BEGIN PROVIDED DATA

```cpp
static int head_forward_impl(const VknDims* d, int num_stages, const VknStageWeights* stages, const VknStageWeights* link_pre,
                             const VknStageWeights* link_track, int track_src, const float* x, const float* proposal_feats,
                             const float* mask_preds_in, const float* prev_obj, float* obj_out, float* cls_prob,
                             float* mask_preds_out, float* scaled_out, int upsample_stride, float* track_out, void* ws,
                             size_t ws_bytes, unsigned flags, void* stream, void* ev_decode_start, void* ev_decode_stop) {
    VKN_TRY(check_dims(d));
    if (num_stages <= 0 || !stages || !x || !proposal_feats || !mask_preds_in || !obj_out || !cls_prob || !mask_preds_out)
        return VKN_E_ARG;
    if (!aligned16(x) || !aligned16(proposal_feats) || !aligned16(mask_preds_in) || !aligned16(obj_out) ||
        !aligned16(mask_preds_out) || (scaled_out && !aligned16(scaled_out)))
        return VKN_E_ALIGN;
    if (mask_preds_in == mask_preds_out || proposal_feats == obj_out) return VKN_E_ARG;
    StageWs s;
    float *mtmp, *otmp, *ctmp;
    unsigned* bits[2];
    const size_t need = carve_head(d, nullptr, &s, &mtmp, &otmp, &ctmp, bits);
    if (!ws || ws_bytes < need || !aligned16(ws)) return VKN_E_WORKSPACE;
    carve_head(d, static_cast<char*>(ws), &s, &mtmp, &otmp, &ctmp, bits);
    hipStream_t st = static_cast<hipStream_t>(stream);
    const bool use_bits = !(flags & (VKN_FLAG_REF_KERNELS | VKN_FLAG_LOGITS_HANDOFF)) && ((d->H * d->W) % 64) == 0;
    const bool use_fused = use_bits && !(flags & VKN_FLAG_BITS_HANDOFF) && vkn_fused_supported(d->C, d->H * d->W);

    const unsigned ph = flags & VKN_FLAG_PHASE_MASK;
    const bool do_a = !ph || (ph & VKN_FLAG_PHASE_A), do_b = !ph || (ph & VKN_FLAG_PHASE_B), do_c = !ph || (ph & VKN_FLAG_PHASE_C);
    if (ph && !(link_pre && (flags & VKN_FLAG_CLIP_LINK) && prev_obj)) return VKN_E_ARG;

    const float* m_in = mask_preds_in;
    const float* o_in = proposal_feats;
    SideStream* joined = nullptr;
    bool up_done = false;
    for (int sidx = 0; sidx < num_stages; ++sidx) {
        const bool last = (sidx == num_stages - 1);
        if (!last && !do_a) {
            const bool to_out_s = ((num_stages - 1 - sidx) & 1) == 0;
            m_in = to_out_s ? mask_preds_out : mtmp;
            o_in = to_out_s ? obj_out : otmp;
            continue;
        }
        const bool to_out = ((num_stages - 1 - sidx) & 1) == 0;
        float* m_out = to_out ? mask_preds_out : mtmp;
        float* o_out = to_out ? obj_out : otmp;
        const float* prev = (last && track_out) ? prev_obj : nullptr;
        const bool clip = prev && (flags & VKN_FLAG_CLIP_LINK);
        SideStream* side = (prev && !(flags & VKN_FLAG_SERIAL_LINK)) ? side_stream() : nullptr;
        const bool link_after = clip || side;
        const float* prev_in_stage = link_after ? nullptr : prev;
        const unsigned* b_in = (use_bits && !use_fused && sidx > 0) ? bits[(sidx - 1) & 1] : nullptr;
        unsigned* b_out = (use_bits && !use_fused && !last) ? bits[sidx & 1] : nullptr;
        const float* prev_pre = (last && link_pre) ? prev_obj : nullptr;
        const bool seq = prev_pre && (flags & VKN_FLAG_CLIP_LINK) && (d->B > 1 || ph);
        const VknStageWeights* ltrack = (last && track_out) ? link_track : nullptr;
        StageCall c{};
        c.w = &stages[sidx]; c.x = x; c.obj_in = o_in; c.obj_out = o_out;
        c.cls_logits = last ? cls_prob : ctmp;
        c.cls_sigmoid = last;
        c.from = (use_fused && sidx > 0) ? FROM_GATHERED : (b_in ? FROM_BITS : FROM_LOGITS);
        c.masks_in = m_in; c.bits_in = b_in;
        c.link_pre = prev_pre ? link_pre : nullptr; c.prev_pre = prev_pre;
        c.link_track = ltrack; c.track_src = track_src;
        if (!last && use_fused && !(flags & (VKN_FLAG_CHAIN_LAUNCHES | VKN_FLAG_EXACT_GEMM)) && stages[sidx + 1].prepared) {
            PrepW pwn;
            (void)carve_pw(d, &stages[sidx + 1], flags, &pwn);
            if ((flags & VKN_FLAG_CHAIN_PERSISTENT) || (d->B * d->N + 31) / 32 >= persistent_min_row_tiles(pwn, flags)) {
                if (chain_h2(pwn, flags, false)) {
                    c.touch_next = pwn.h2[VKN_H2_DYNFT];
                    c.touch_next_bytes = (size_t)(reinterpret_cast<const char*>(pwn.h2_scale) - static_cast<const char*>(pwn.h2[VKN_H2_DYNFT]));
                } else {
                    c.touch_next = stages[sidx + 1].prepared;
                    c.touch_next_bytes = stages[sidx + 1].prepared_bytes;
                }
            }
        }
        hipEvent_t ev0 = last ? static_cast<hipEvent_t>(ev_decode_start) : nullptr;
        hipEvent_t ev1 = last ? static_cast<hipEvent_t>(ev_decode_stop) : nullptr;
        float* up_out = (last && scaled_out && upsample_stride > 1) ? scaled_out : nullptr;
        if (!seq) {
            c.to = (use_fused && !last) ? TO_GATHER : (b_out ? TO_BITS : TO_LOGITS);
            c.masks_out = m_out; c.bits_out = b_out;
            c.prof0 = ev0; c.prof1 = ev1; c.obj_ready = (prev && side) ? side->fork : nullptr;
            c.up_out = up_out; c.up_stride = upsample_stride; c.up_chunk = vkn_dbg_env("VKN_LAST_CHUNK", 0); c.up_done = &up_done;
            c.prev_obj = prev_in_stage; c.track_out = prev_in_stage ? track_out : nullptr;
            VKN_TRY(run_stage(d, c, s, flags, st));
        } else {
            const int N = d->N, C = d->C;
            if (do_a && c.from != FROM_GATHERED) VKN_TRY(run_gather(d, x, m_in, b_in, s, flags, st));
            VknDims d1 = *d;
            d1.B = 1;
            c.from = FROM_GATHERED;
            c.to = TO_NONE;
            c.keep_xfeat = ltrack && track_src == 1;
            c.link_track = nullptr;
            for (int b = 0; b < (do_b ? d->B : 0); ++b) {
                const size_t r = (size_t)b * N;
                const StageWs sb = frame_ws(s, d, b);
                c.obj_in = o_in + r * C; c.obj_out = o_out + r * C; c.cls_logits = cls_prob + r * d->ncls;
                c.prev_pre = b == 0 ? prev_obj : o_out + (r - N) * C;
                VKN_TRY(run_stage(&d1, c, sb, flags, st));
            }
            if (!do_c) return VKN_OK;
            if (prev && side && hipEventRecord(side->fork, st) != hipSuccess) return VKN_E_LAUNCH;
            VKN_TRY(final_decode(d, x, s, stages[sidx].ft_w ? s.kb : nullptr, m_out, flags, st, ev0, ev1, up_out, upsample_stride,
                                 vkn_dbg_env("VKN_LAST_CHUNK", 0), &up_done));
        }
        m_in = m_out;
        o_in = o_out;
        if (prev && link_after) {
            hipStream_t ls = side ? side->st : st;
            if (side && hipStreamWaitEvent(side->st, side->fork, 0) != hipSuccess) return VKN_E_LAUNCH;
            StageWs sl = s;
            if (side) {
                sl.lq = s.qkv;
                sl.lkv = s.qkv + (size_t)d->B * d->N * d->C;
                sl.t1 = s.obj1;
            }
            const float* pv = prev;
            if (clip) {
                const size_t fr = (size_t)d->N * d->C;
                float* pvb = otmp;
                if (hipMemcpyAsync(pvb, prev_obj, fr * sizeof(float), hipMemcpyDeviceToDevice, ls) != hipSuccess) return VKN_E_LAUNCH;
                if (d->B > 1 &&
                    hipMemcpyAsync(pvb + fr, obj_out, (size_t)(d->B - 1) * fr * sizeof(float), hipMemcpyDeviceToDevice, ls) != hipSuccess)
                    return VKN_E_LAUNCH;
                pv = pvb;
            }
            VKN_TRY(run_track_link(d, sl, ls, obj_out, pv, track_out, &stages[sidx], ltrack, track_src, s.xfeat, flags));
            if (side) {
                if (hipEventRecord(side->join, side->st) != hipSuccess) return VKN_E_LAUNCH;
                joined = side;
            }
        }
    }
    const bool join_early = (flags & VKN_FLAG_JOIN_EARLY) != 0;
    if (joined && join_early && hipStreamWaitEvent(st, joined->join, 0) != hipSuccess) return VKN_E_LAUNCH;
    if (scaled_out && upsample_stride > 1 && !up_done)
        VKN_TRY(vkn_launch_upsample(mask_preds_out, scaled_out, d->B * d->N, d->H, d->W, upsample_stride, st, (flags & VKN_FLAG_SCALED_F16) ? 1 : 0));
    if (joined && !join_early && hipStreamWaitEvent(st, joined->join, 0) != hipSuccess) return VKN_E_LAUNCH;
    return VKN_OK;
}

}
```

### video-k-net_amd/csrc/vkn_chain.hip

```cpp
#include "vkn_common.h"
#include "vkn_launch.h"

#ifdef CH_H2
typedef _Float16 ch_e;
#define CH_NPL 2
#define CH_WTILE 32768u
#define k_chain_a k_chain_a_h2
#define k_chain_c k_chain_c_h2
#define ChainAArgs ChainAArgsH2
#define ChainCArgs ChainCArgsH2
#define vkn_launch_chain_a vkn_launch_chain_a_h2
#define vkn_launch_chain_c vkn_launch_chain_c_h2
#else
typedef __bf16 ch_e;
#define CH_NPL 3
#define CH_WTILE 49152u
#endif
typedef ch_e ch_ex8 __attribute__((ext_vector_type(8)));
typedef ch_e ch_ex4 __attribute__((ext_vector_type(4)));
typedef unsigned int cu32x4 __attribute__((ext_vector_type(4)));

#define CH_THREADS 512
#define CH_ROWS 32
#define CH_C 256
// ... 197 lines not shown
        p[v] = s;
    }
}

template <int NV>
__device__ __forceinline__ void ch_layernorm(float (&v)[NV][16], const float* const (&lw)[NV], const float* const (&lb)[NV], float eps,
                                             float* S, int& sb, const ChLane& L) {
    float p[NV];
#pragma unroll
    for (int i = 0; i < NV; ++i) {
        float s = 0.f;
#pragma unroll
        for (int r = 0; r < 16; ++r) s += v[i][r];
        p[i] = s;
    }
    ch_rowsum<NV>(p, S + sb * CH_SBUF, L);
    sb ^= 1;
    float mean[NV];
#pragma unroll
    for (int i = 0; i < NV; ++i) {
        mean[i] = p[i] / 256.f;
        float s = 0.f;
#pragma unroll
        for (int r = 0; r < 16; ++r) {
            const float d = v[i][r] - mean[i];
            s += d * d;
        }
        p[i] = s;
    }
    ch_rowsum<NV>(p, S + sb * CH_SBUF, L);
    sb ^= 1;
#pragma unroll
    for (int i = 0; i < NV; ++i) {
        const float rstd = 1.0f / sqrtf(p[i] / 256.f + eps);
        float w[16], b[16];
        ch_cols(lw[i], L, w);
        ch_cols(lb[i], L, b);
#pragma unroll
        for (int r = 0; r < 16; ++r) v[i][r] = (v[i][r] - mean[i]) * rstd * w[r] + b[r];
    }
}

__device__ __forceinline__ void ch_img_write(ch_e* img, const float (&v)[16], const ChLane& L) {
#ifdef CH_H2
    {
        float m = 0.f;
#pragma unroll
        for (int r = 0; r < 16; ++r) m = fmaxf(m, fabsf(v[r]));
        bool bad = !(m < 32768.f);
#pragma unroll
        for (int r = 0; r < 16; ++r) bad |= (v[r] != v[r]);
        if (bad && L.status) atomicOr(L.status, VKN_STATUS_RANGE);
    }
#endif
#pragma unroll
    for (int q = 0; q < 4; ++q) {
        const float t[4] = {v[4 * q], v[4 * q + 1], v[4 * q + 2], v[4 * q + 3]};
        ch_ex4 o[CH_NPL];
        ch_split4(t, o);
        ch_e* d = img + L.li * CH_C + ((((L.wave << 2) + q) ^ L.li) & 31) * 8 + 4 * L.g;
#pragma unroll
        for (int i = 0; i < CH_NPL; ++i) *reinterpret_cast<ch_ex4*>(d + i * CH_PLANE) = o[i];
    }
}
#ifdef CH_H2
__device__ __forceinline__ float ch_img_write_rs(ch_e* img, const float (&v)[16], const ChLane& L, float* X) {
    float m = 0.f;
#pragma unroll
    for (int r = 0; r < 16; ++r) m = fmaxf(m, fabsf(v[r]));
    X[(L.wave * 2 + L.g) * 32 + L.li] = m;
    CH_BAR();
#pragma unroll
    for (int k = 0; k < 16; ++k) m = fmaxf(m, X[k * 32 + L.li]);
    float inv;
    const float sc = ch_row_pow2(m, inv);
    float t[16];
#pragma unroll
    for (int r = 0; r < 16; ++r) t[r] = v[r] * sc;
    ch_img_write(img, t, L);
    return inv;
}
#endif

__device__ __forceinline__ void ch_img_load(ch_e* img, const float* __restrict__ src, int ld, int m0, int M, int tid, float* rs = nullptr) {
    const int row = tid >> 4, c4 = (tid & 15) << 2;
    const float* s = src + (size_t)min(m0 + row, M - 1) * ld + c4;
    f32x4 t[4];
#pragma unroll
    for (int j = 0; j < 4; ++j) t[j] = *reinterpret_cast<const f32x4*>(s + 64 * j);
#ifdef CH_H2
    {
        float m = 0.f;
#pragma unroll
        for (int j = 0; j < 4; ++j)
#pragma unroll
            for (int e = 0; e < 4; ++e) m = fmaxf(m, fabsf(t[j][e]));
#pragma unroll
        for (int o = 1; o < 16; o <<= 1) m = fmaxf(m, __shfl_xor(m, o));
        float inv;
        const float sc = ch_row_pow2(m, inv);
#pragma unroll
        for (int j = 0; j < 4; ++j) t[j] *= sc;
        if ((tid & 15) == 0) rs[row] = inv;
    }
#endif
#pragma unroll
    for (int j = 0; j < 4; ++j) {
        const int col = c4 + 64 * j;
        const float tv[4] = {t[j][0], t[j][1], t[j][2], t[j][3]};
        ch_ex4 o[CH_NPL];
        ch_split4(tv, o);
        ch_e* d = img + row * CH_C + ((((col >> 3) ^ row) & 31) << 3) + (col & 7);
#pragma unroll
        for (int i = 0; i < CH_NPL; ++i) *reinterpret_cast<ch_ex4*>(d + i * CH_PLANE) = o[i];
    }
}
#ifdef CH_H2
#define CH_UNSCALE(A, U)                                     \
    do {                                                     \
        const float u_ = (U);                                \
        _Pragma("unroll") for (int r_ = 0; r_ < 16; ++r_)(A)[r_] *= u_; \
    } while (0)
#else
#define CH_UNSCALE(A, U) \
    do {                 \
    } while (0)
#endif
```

END PROVIDED DATA

• **EXERCISE DIRECTIONS**
Show every line of the data that includes the string "fabsf".

• **EXPECTED OUTPUT**
        for (int r = 0; r < 16; ++r) m = fmaxf(m, fabsf(v[r]));
    for (int r = 0; r < 16; ++r) m = fmaxf(m, fabsf(v[r]));
            for (int e = 0; e < 4; ++e) m = fmaxf(m, fabsf(t[j][e]));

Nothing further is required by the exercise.